Re: [PATCH review 0/11] General unprivileged mount support

James Bottomley <James.Bottomley@xxxxxxxxxxxxxxxxxxxxx> · Wed, 06 Jul 2016 08:23:50 -0700

On Wed, 2016-07-06 at 16:22 +0200, Jan Kara wrote:
> On Wed 06-07-16 08:54:46, Seth Forshee wrote:
> > On Wed, Jul 06, 2016 at 10:54:40AM +0200, Jan Kara wrote:
> > > On Mon 04-07-16 11:27:46, Eric W. Biederman wrote:
> > > I don't remember the indented uses for user-ns mounts so I may be 
> > > just wrong. But my experience tells me that external data (such 
> > > as user namespace ID mappings in your case) that modify meaning 
> > > of on-disk format tend to cause maintenance difficulties in the 
> > > long run... Because someone *will* have the idea of migrating 
> > > these fs images between containers / machines and then they have 
> > > to make sure mappings get migrated as well and it all becomes
> > > cumbersome.
> > 
> > The intended use case for this is containers, with the idea being 
> > that I as a user will get the same behavior in the container as I 
> > would in init_user_ns without needing any userspace modifications 
> > to achieve that.
> > 
> > So if I have a filesystem that contains uid 0 and I mount it in my
> > container, I should see uid 0. If I mount the same bits in another
> > container with a different uid mapping I should also see uid 0.
> > 
> > If I mkfs a new filesystem in my container then mount it, the root
> > directory of the fs is owned by uid 0 in my container without any
> > modifications to mkfs.
> > 
> > I'd argue that this makes it easier to migrate a disk between 
> > containers because the ids in the disk show up the same within the 
> > container regardless of the id mapping. If someone wants to mount a
> > filesystem in one container and also access it in another container 
> > with a completely different id mapping, well I don't think that's 
> > ever going to work well.
> 
> OK, I see how this is supposed to work.

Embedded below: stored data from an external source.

struct Sample {
    float x, y, z;
    float u, v, w;
    float dx, dy, dz;
};

__device__ __forceinline__ Sample sample_of(const float4 rec, const float* __restrict__ rays_o,
                                            const float* __restrict__ rays_d, const n2m_s0_params& p) {
    Sample s;
// ... 65 lines not shown
        zs[0] = z0 * mz;            zs[1] = zs[0] + mz;
    }
    const float wx[2] = {1 - fx, fx}, wy[2] = {1 - fy, fy}, wz[2] = {1 - fz, fz};
    const bool pow2 = (g.rows & (g.rows - 1)) == 0;
#pragma unroll
    for (int k = 0; k < 8; ++k) {
        const int ix = k & 1, iy = (k >> 1) & 1, iz = (k >> 2) & 1;
        const uint32_t raw = hashed ? (xs[ix] ^ ys[iy] ^ zs[iz]) : (xs[ix] + ys[iy] + zs[iz]);
        c.row[k] = wrap_row(raw, g.rows, pow2);
        c.w[k] = wx[ix] * wy[iy] * wz[iz];
    }
    if (left) {
        uint32_t lx, ly, lz;
        if (hashed) {
            lx = (x0 - 1u) ^ ys[0] ^ zs[0];
            ly = xs[0] ^ (ys[0] - 2654435761u) ^ zs[0];
            lz = xs[0] ^ ys[0] ^ (zs[0] - 805459861u);
        } else {
            lx = xs[0] - mx + ys[0] + zs[0];
            ly = xs[0] + ys[0] - my + zs[0];
            lz = xs[0] + ys[0] + zs[0] - mz;
        }
        left[0] = wrap_row(lx, g.rows, pow2);
        left[1] = wrap_row(ly, g.rows, pow2);
        left[2] = wrap_row(lz, g.rows, pow2);
    }
}

__device__ __forceinline__ uint32_t pack2(float a, float b) {
    const __half2 h = __floats2half2_rn(a, b);
    return *reinterpret_cast<const uint32_t*>(&h);
}

template <bool POINTS>
__device__ __forceinline__ bool
encode_fwd_features(const n2m_s0_params& p, const float4* __restrict__ recs, const float* __restrict__ rays_o,
                    const float* __restrict__ rays_d, const TableEntry* __restrict__ table, const int32_t* __restrict__ offsets,
                    const PartRange pr, uint32_t j, float (&feat)[kTileCols]) {
#pragma unroll
    for (uint32_t i = 0; i < kTileCols; ++i) feat[i] = 0.f;
    Sample s;
    const bool own = j >= pr.lo && j < pr.hi;
    bool active = own;
    if (own) {
        if (POINTS) {
            s.x = rays_o[3 * j]; s.y = rays_o[3 * j + 1]; s.z = rays_o[3 * j + 2];
            s.u = __fmul_rn(__fadd_rn(s.x, p.grid_bound), p.inv_2gb);
            s.v = __fmul_rn(__fadd_rn(s.y, p.grid_bound), p.inv_2gb);
            s.w = __fmul_rn(__fadd_rn(s.z, p.grid_bound), p.inv_2gb);
            s.dx = rays_d ? rays_d[3 * j] : 0.f; s.dy = rays_d ? rays_d[3 * j + 1] : 0.f; s.dz = rays_d ? rays_d[3 * j + 2] : 1.f;
        } else
        s = sample_of(recs[j], rays_o, rays_d, p);
        feat[kColXyz] = s.x; feat[kColXyz + 1] = s.y; feat[kColXyz + 2] = s.z;
        const float n2 = __fadd_rn(__fadd_rn(__fmul_rn(s.dx, s.dx), __fmul_rn(s.dy, s.dy)), __fmul_rn(s.dz, s.dz));
        const float nrm = __fsqrt_rn(fmaxf(n2, 1e-20f));
        feat[kColDir] = __fdiv_rn(s.dx, nrm); feat[kColDir + 1] = __fdiv_rn(s.dy, nrm); feat[kColDir + 2] = __fdiv_rn(s.dz, nrm);
        active = !((s.u < 0 || s.u > 1) || (s.v < 0 || s.v > 1) || (s.w < 0 || s.w > 1));
    } else {
        s.x = s.y = s.z = s.u = s.v = s.w = 0.5f; s.dx = s.dy = s.dz = 0.f;
    }
#pragma unroll
    for (uint32_t l = 0; l < kLevels; ++l) {
        const LevelGeom g = level_geom(offsets, l, p.S, p.base_res);
        Corners c; uint32_t base[3]; bool hashed;
        corners_of(g, s.u, s.v, s.w, c, base, hashed, nullptr);
        const TableEntry* tab = table + g.row0;
        if (active) {
            uint2 raw[8];
#pragma unroll
            for (int k = 0; k < 8; ++k) raw[k] = __ldg(reinterpret_cast<const uint2*>(tab + c.row[k]));
            float d = 0.f, c0 = 0.f, c1 = 0.f;
#pragma unroll
            for (int k = 0; k < 8; ++k) {
                const float2 cc = __half22float2(*reinterpret_cast<const __half2*>(&raw[k].y));
                d += c.w[k] * __uint_as_float(raw[k].x);
                c0 += c.w[k] * cc.x;
                c1 += c.w[k] * cc.y;
            }
            feat[kColDens + l] = d;
            feat[kColColor + 2 * l] = c0;
            feat[kColColor + 2 * l + 1] = c1;
        }
    }
    return own;
}
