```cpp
template <bool COUNT>
__device__ __forceinline__ void welsch_short(const QuadPtrs& P, WelschLds& S, int frame, int first, int L) {
    const int tid = threadIdx.x;
    if (first + tid >= L) return;
    const int lid = P.line_sorted[(size_t)frame * P.line_cap + first + tid];
    const LineDesc d = P.line_desc[(size_t)frame * P.line_cap + lid];
    const int n = d.n;
    WeightTrips trips;
    welsch_restart<kWT, COUNT>(GlobalPts{P.cl_pool + (size_t)frame * P.cl_cap + d.off}, n, AllPicks{}, n, n * 1.1920928955078125e-07, S.wc + tid, kWT, S.wc + tid, trips);
    if constexpr (COUNT) welsch_trips_add(P, trips);
    welsch_select(P, frame, lid, n, S.wc + tid, 0, kWT, 1);
}

__device__ __forceinline__ bool welsch_lat_takes(const QuadPtrs& P, int frame, int L) {
    if (L > kLatLines) return false;
    if (L == 0) return true;
    const int longest = P.line_sorted[(size_t)frame * P.line_cap];
    return P.line_desc[(size_t)frame * P.line_cap + longest].n <= kLatPoints;
}

__device__ __forceinline__ double ordered_sum(double a, const float* src, int n) {
    int j = 0;
    for (; j + 8 <= n; j += 8) {
        float v[8];
#pragma unroll
        for (int u = 0; u < 8; u++) v[u] = src[j + u];
#pragma unroll
        for (int u = 0; u < 8; u++) a += v[u];
    }
    for (; j < n; j++) a += src[j];
    return a;
}

constexpr int kLatRankBlocks = 512;
constexpr int kLatChunk = 128;
static_assert(kLatPoints % kLatChunk == 0 && kLatChunk % 64 == 0, "k_welsch_lat: register / chunk layout");
#ifndef CTAG_WLAT_WAVES
#define CTAG_WLAT_WAVES 5
#endif
__global__ __launch_bounds__(64) __attribute__((amdgpu_waves_per_eu(CTAG_WLAT_WAVES))) void k_welsch_lat(QuadPtrs P, int nframes, float* rs) {
    constexpr int NQ = kLatPoints / 64, CQ = kLatChunk / 64, NC = kLatPoints / kLatChunk;
    __shared__ float s_r[kLatChunk], s_w[kLatChunk];
    __shared__ float s_t[6][kLatChunk];
    __shared__ double s_sum[8];
    __shared__ uint16_t s_pk[10];
    const int frame = blockIdx.z, k = blockIdx.x, lane = threadIdx.x;
    if (frame >= nframes) return;
    const int L = min(P.line_count[frame], P.line_cap);
    if (!welsch_lat_takes(P, frame, L)) return;
    const float c = 1 / 2.9846f;
    for (int rank = blockIdx.y; rank < L; rank += gridDim.y) {
        const unsigned long long dbg_t0 = P.stamps ? __builtin_amdgcn_s_memtime() : 0ull;
        __syncthreads();
        const int lid = P.line_sorted[(size_t)frame * P.line_cap + rank];
        const LineDesc d = P.line_desc[(size_t)frame * P.line_cap + lid];
        const int n = d.n;
        const uint32_t* pts = P.cl_pool + (size_t)frame * P.cl_cap + d.off;
        uint32_t pp[NQ];
        float ww[NQ];
#pragma unroll
        for (int q = 0; q < NQ; q++) {
            pp[q] = pts[min(lane + 64 * q, n - 1)];
            ww[q] = 0.f;
        }
        const int npick = min(n, 10);
        if (lane == 0) {
            if (n < kPickN) {
                const uint8_t* t = P.pick_table + ((size_t)n * 20 + k) * 10;
                for (int q = 0; q < npick; q++) s_pk[q] = t[q];
            } else if (n < kPickN2) {
                const uint16_t* t = P.pick_table16 + ((size_t)(n - kPickN) * 20 + k) * 10;
                for (int q = 0; q < npick; q++) s_pk[q] = t[q];
            } else {
                CvRng rng;
                rng.state = 0xffffffffffffffffULL;
                for (int kk = 0; kk <= k; kk++) {
                    int got = 0;
                    while (got < npick) {
                        const int j = (int)(rng.next() % (unsigned)n);
                        bool dup = false;
                        for (int q = 0; q < got; q++) dup |= (s_pk[q] == j);
                        if (!dup) s_pk[got++] = (uint16_t)j;
                    }
                }
                for (int a = 1; a < npick; a++) {
                    const uint16_t v = s_pk[a];
                    int b = a - 1;
                    while (b >= 0 && s_pk[b] > v) {
                        s_pk[b + 1] = s_pk[b];
                        b--;
                    }
                    s_pk[b + 1] = v;
                }
            }
        }
        __syncthreads();
        float line[4], prev[4] = {0.f, 0.f, 0.f, 0.f};
        {
            const uint32_t mine = pts[s_pk[lane < npick ? lane : 0]];
            double x = 0, y = 0, x2 = 0, y2 = 0, xy = 0, w = 0;
            for (int i = 0; i < npick; i++) {
                const uint32_t p = (uint32_t)__shfl((int)mine, i);
                const float fx = (float)ux(p), fy = (float)uy(p);
                x += fx;
                y += fy;
                x2 += fx * fx;
                y2 += fy * fy;
                xy += fx * fy;
                w += 1.f;
            }
            moments_to_line(x, y, x2, y2, xy, w, line);
        }
        const double EPS = n * 1.1920928955078125e-07;
        double err = 0;
#ifdef CTAG_WELSCH_MINERR_IN_LOOP
        double berr = 1.7976931348623157e308;
        float bl[4] = {0.f, 0.f, 0.f, 0.f};
#endif
        for (int it = 0; it < 30; it++) {
            if (it > 0) {
                const float t = line[0] * prev[0] + line[1] * prev[1];
// ... 441 lines not shown
```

However you assume here that 
> both containers have the same set of valid UIDs, don't you? If that 
> is not the case, the mounted image will not be usable in the other 
> container, right?

You can always set it up wrongly is the rule of containers.  Because
the virtualizations are so granular, there are many possible
configurations which don't make sense in the real world.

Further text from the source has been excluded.